The Celts used chariots as weapon against their opponents (for example Caesar, De Bello Gallico 4.33: 54 BC) when the other Mediterranean peoples had long since ceased to have these chariots as a type of weapon or even despised them (Vegetius).

Long before 500 BC (Hallstatt period), the troops of the Celts, whose influence extended from Ireland in the northwest to central Asia Minor, had this battle weapon. After 500 BC (La Tène period), the single-axle, light, fast chariots increasingly dominated among the Celts. Their troops charged fearsomely against Roman armies in northern Italy in the third century (Polybios, Livy). Like Homer's heroes, the Celtic chariots drive their fighters up to the enemy line-up, the fighters jump off and fight and are picked up again by the charioteers, who enjoy a high status among the Celts (Diodorus Siculus 5.29) as do the charioteers of Homer. According to Tacitus, the leader of the revolt of Celtic tribes against the Romans in Britain, Boudicca, travelled in a fast chariot to coordinate the uprising in the first century AD (Annales 14.35-37). The art of chariot making and its drivers were still held in high esteem in Irish legends in medieval times when their outstanding achievements in other areas had fallen out of practice since the Roman conquest.
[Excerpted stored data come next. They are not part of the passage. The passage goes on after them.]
@@ -434,54 +505,7 @@
   int par = 0;
   while (ch < n_chunks) {
     if (threadIdx.x == 0) s_next[par ^ 1] = atomicAdd(&ctr[0], 1u);
-    const unsigned chu = __builtin_amdgcn_readfirstlane(ch);
-    int t = 0;
-#pragma unroll
-    for (int q = 1; q < SWEEP_MAX_TABLES; ++q)
-      if (q < tm.t.n && chu >= tm.t.first_chunk[q]) t = q;
-    float4* __restrict__ W = tm.t.W[t];
-    float4* __restrict__ M = tm.t.M[t];
-    float4* __restrict__ V = tm.t.V[t];
-    const int64_t n4 = tm.t.n4[t];
-    const unsigned lc = chu - tm.t.first_chunk[t];
-    const int sh = tm.sh[t];
-    const int64_t r0 = (int64_t)lc * ((256 * ITERS) >> sh);
-    const unsigned* __restrict__ mk = tm.marks[t];
-    unsigned w0 = 0, w1 = 0, w2 = 0, w3 = 0;
-    if (mk) {
-      const unsigned* mw = mk + (r0 >> 5);
-      w0 = mw[0]; w1 = mw[1]; w2 = mw[2]; w3 = mw[3];
-    }
-    const int64_t base = (int64_t)lc * (256 * ITERS) + threadIdx.x;
-#pragma unroll
-    for (int k = 0; k < ITERS; k += PAIR) {
-      float4 p[PAIR], m[PAIR], v[PAIR];
-      bool live[PAIR];
-#pragma unroll
-      for (int q = 0; q < PAIR; ++q) {
-        const int64_t i = base + (int64_t)(k + q) * 256;
-        const int64_t row = r0 + (((k + q) * 256 + (int)threadIdx.x) >> sh);
-        const int wj = (int)((row >> 5) - (r0 >> 5));
-        const unsigned word = wj == 0 ? w0 : wj == 1 ? w1 : wj == 2 ? w2 : w3;
-        live[q] = i < n4 && !((word >> (row & 31)) & 1u);
-      }
-#pragma unroll
-      for (int q = 0; q < PAIR; ++q) {
-        const int64_t i = base + (int64_t)(k + q) * 256;
-        if (live[q]) { p[q] = sweep_load(W + i); m[q] = sweep_load(M + i); v[q] = sweep_load(V + i); }
-      }
-#pragma unroll
-      for (int q = 0; q < PAIR; ++q) {
-        const int64_t i = base + (int64_t)(k + q) * 256;
-        if (live[q]) {
-          adam_elem_zero_grad(p[q].x, m[q].x, v[q].x, c);
-          adam_elem_zero_grad(p[q].y, m[q].y, v[q].y, c);
-          adam_elem_zero_grad(p[q].z, m[q].z, v[q].z, c);
-          adam_elem_zero_grad(p[q].w, m[q].w, v[q].w, c);
-          sweep_store(p[q], W + i); sweep_store(m[q], M + i); sweep_store(v[q], V + i);
-        }
-      }
-    }
+    sweep_chunk_marked<ITERS, PAIR>(tm, __builtin_amdgcn_readfirstlane(ch), c);
     __syncthreads();
     par ^= 1;
     ch = s_next[par];
@@ -501,6 +525,28 @@
   if (i >= n_ids) return;
   const int64_t row = ids[i];
   if (row >= 0 && row < n_rows) atomicOr(&marks[row >> 5], 1u << (row & 31));
+}
+
+struct MarkJobs {
+  const int64_t* ids[SWEEP_MAX_TABLES_DECL];
+  int64_t n_ids[SWEEP_MAX_TABLES_DECL], n_rows[SWEEP_MAX_TABLES_DECL];
+  unsigned* marks[SWEEP_MAX_TABLES_DECL];
+  unsigned first_block[SWEEP_MAX_TABLES_DECL + 1];
+  int n;
+};
+__global__ __launch_bounds__(256) void adam_mark_advance_kernel(const MarkJobs jobs, double* h) {
+  if (blockIdx.x == jobs.first_block[jobs.n]) {
+    if (threadIdx.x == 0) advance_step(h, nullptr, 0);
+    return;
+  }
+  int t = 0;
+#pragma unroll
+  for (int q = 1; q < SWEEP_MAX_TABLES_DECL; ++q)
+    if (q < jobs.n && blockIdx.x >= jobs.first_block[q]) t = q;
+  const int64_t i = (int64_t)(blockIdx.x - jobs.first_block[t]) * 256 + threadIdx.x;
+  if (i >= jobs.n_ids[t]) return;
+  const int64_t row = jobs.ids[t][i];
+  if (row >= 0 && row < jobs.n_rows[t]) atomicOr(&jobs.marks[t][row >> 5], 1u << (row & 31));
 }
 
 __global__ __launch_bounds__(256) void adam_sweep_scalar_kernel(float* __restrict__ W, float* __restrict__ M,
@@ -881,11 +927,10 @@
   return 1;
 }
 
-extern "C" int tt_adam_tables_sweep_marked(const tt_adam_tensor* tables, const int64_t* dims, const uint32_t* const* marks,
-                                           int32_t n_tables, const double* hyper, int32_t n_wgs, tt_stream_t stream) {
+static int fill_marked_tables(const tt_adam_tensor* tables, const int64_t* dims, const uint32_t* const* marks, int32_t n_tables,
+                              const double* hyper, SweepTablesMarked& tm) {
   if (!tables || !dims || !marks || !hyper) return fail_arg("tt_adam_tables_sweep_marked: null pointer");
   if (n_tables <= 0 || n_tables > SWEEP_MAX_TABLES) return fail_arg("tt_adam_tables_sweep_marked: 1..4 tables");
-  SweepTablesMarked tm{};
   unsigned chunks = 0;
   for (int t = 0; t < n_tables; ++t) {
     const tt_adam_tensor& d = tables[t];
@@ -897,7 +942,7 @@
     tm.t.n4[t] = d.n / 4;
     tm.t.first_chunk[t] = chunks;
     const int64_t c = ceil_div(d.n / 4, 256 * 4);
-    if (c + chunks >= (1ll << 32)) return fail_arg("tt_adam_tables_sweep_marked: too many chunks");
+    if (c + chunks >= (1ll << 32) - 1) return fail_arg("tt_adam_tables_sweep_marked: too many chunks");
     chunks += (unsigned)c;
     tm.marks[t] = marks[t];
     int sh = 0;
@@ -906,15 +951,66 @@
   }
   tm.t.first_chunk[n_tables] = chunks;
   tm.t.n = n_tables;
+  return 0;
+}
+
+static unsigned sweep_grid(int32_t n_wgs) {
   static const int wgs_env = getenv("TT_SWEEP_WGS") ? atoi(getenv("TT_SWEEP_WGS")) : 0;
   const int want = getenv("TT_SWEEP_WGS") ? wgs_env : n_wgs;
-  unsigned* ctr = reinterpret_cast<unsigned*>(const_cast<double*>(hyper) + 7);
   unsigned grid = (unsigned)(device_cu_count() * SWEEP_DEFAULT_PERSIST);
   if (want > 0 && (unsigned)want < grid) grid = (unsigned)want;
+  return grid;
+}
+
+extern "C" int tt_adam_tables_sweep_marked(const tt_adam_tensor* tables, const int64_t* dims, const uint32_t* const* marks,
+                                           int32_t n_tables, const double* hyper, int32_t n_wgs, tt_stream_t stream) {
+  SweepTablesMarked tm{};
+  int rc = fill_marked_tables(tables, dims, marks, n_tables, hyper, tm);
+  if (rc) return rc;
+  unsigned* ctr = reinterpret_cast<unsigned*>(const_cast<double*>(hyper) + 7);
+  const unsigned grid = sweep_grid(n_wgs);
   hipStream_t st = S(stream);
   ProfScope prof("adam_sweep_kernel", st);
   adam_sweep_tables_marked_kernel<4, 2><<<grid, 256, 0, st>>>(tm, hyper, ctr);
   return check_launch("adam_sweep_tables_marked_kernel");
+}
+
+extern "C" int tt_adam_tables_sweep_chained(const tt_adam_tensor* tables, const int64_t* dims, const uint32_t* const* marks,
+                                            int32_t n_tables, const double* hyper, int32_t n_wgs, int32_t alone_wgs,
+                                            const uint32_t* alone_flag, uint32_t tag, tt_stream_t stream) {
+  SweepTablesChained a{};
+  int rc = fill_marked_tables(tables, dims, marks, n_tables, hyper, a.m);
+  if (rc) return rc;
+  unsigned* ctr = reinterpret_cast<unsigned*>(const_cast<double*>(hyper) + 7);
+  const unsigned grid = sweep_grid(n_wgs);
+  const bool thin = alone_flag && alone_wgs > 0 && (unsigned)alone_wgs < grid;
+  a.alone_flag = thin ? alone_flag : nullptr;
+  a.tag = tag;
+  a.alone_wgs = thin ? (unsigned)alone_wgs : grid;
+  hipStream_t st = S(stream);
+  ProfScope prof("adam_sweep_kernel", st);
+  adam_sweep_tables_kernel<4, 2, true><<<grid, 256, 0, st>>>(a, hyper, ctr);
+  return check_launch("adam_sweep_tables_kernel");
+}
+
+extern "C" int tt_adam_mark_advance(double* hyper, const tt_adam_mark_job* jobs, int32_t n_jobs, tt_stream_t stream) {
+  if (!hyper || (n_jobs > 0 && !jobs)) return fail_arg("tt_adam_mark_advance: null pointer");
+  if (n_jobs < 0 || n_jobs > SWEEP_MAX_TABLES) return fail_arg("tt_adam_mark_advance: 0..4 tables");
+  MarkJobs a{};
+  a.n = n_jobs;
+  unsigned blocks = 0;
+  for (int i = 0; i < n_jobs; ++i) {
+    const tt_adam_mark_job& j = jobs[i];
+    if (!j.ids || !j.marks) return fail_arg("tt_adam_mark_advance: null pointer");
+    if (j.n_ids <= 0 || j.n_rows <= 0 || ceil_div(j.n_ids, 256) + blocks >= (1ll << 31)) return fail_arg("tt_adam_mark_advance: sizes");
+    if (j.marks_words < tt_adam_marks_words(j.n_rows)) { set_error("tt_adam_mark_advance: bitmap of %lld words < %lld", (long long)j.marks_words, (long long)tt_adam_marks_words(j.n_rows)); return TT_E_WORKSPACE; }
+    a.ids[i] = j.ids; a.n_ids[i] = j.n_ids; a.n_rows[i] = j.n_rows; a.marks[i] = j.marks;
+    a.first_block[i] = blocks;
+    blocks += (unsigned)ceil_div(j.n_ids, 256);
+  }
+  for (int i = n_jobs; i <= SWEEP_MAX_TABLES; ++i) a.first_block[i] = blocks;
+  adam_mark_advance_kernel<<<blocks + 1, 256, 0, S(stream)>>>(a, hyper);
+  return check_launch("adam_mark_advance_kernel");
 }
 
 extern "C" int tt_stream_create_low_priority(void** out) {
diff --git a/two_tower_models_amd/optim.py b/two_tower_models_amd/optim.py
--- a/two_tower_models_amd/optim.py
+++ b/two_tower_models_amd/optim.py
@@ -99,6 +99,13 @@
         self._sweep_pending_marked = False
         self._sweep_events = None
         self._catchup_last: Dict[int, tuple] = {}
+        self._chained = False
+        self._chain_last_done: Optional[torch.cuda.Event] = None
+        self._chain_main_done = None
+        self._chain_cleared = None
+        self._chain_marks: Dict[tuple, torch.Tensor] = {}
+        self._alone_flag: Optional[torch.Tensor] = None
+        self._alone_tag: Optional[int] = None
 
     def _init_state(self) -> None:
         dev = N.require_device(*self._params)
@@ -285,6 +292,7 @@
             raise ValueError("DenseExactAdam needs one common step count for all parameters")
         self._resume_step = self._sweep_ctl.resume_step = steps.pop() if steps else 0
         self._begun = None
+        self._chained, self._chain_last_done = False, None
         self._ready = False
 
     def _advance_lazy(self) -> None:
@@ -316,17 +324,6 @@
             self._init_state()
         hyper = self._hyper.data_ptr()
         capturing = torch.cuda.is_current_stream_capturing()
-        ev_begin = None
-        if capturing:
-            self._sweep_ctl.record = None
-        else:
-            self._tune_sweep()
-            ev_begin = torch.cuda.Event(enable_timing=True)
-            ev_begin.record()
-            self._sweep_ctl.began(ev_begin, self._host_steps + 1)
-        if announced is None:
-            N.check(lib.tt_adam_advance(hyper, N.stream()), "tt_adam_advance")
-        self._host_steps += 1
         begun: Dict[torch.nn.Parameter, _TableStep] = {}
         stash_jobs = []
         todo = []
@@ -340,9 +337,29 @@
                 todo.append((p, blocks, n_rows))
         n_stashed = sum(sum(b.numel() for b in blocks) for _, blocks, _ in todo)
         split_planes = announced is not None and not capturing and 0 < len(todo) <= 4 and n_stashed >= _SPLIT_MIN_IDS
-        marked = (split_planes and _MARK_ROWS and all(lib.tt_adam_marked_supported(p.shape[1]) for p, _, _ in todo)
-                  and all((p.data_ptr() | self.state[p]["exp_avg"].data_ptr() | self.state[p]["exp_avg_sq"].data_ptr()) % 16 == 0
-                          for p, _, _ in todo))
+        markable = (announced is not None and not capturing and 0 < len(todo) <= 4 and _MARK_ROWS
+                    and all(lib.tt_adam_marked_supported(p.shape[1]) for p, _, _ in todo)
+                    and all((p.data_ptr() | self.state[p]["exp_avg"].data_ptr() | self.state[p]["exp_avg_sq"].data_ptr()) % 16 == 0
+                            for p, _, _ in todo))
+        held = announced is not None and not capturing and ((n_stashed >= 65536 and not self._sharded) or hold_sweep)
+        chained = (markable and not held and not self._sharded and self.overlap_sweep == "forward"
+                   and os.environ.get("TT_ADAM_CHAIN", "1") != "0")
+        marked = chained or (split_planes and markable)
+        self._chained = chained
+        if not chained:
+            self._chain_last_done = None
+        if capturing:
+            self._sweep_ctl.record = None
+        else:
+            self._tune_sweep()
+            ev_begin = self._chain_last_done
+            if ev_begin is None:
+                ev_begin = torch.cuda.Event(enable_timing=True)
+                ev_begin.record()
+            self._sweep_ctl.began(ev_begin, self._host_steps + 1)
+        if announced is None:
+            N.check(lib.tt_adam_advance(hyper, N.stream()), "tt_adam_advance")
+        self._host_steps += 1
         for p, blocks, n_rows in todo:
             dim = p.shape[1]
             shard = getattr(p, "_tt_shard", None)
@@ -364,6 +381,9 @@
                                                 plan.seg_begin.data_ptr(), plan.n_unique.data_ptr(), side.data_ptr(),
                                                 side.numel(), N.stream()), "tt_adam_table_stash")
             begun[p] = _TableStep(plan, side, announced is not None, marked, n_rows)
+        if chained:
+            self._launch_chained(begun)
+            return
         if marked:
             N.check(lib.tt_adam_advance(hyper, N.stream()), "tt_adam_advance")
         elif announced is not None:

Not only a status symbol, a luxurious means of transportation and a battle utensil (Athenaeus 4.152 and Pliny the Elder Naturalis Historia 34.162-163), carts also accompanied the nobles into their ‘next’ life in the grave: there we have the best evidence of a relatively uniform chariot culture, with specific features: on the single-axle chariots, the driver sat at the front without cladding and steered, there was protection at the sides, the wheels were bent 360 degrees from an ash tree – and they had longitudinal suspension. Although the Celts had a well-developed road system, especially near settlements and across rivers and moors, it was not on a par with the Romans. As a result, the route was often cross-country and the noble Celtic lords and ladies wanted comfort. The construction of a single-axle carriage followed the find in La Tène (end of the 19th century), which was also the model for Furger's reconstruction (1993/2021).

Fig. 23: The rim out of one (see arrow for the sole seam) beam of ash-wood. Photo by B. Dreyer.

He surpassed competing attempts, most recently that of Metzler (1986), who reconstructed a longitudinal suspension for the first time and wanted to use the double eyelet pins for this purpose. Furger, who ultimately delegated wheel-production to a wainwright, perfected this suspension by using forks on which the carriage body rested. This reconstruction is recognized as the best (Stifter and Karl, 2011) and is also superior to that of the British Museum from 2003, which is based on a Y-suspension attached to the side.

The FAU-construction had to overcome the first hurdle by bending an ash rim/wheel (figures 23 and 24), which would later have a diameter of 90 cm, from a straight state (about 50 mm wide, 50 mm high and 3 m long). Today's wainwrights only know segmented wheels. So we had to test it ourselves: The plank had to boil in water for more than 12 hours, then the ash was soft enough to be bent, with the appropriate pressure.

Fig. 24: One of the many bending tests after boiling the ash plank for over 12 hours. Photo by B. Dreyer.

Together with the hubs and the spokes, these rims, flat butted, without pins, formed a solid unit, especially after the iron tire was shrunk on.

The axle, 180 cm long in total, holds the compact wheels; an axle pin prevents the wheels from running off. The drawbar is inserted between the axle and the axle support. The forks, which are bent upwards (by steam bending), are central to the longitudinal suspension. They extend from the axle, attached to it under the charioteer's platform – this was Furger's achievement. At their ends at the backside, ropes are pulled through eyelets, which are guided forwards in a triangle around a wooden block fixed to the drawbar (bent upwards by steam bending) in front of the platform and tensioned with a toggle at the bottom of the wooden block (see figure 25). Here the rectangular chariot platform comes to rest fixed on the triangle of ropes tensioned by the forks and drawbar, thus absorbing the shocks of the tires on the uneven ground. Nevertheless, the platform is fixed in its position by the eyelets which are passed through the platform rims from above. This provides comfort for the driver and horses, which are harnessed and guided in pairs via a yoke.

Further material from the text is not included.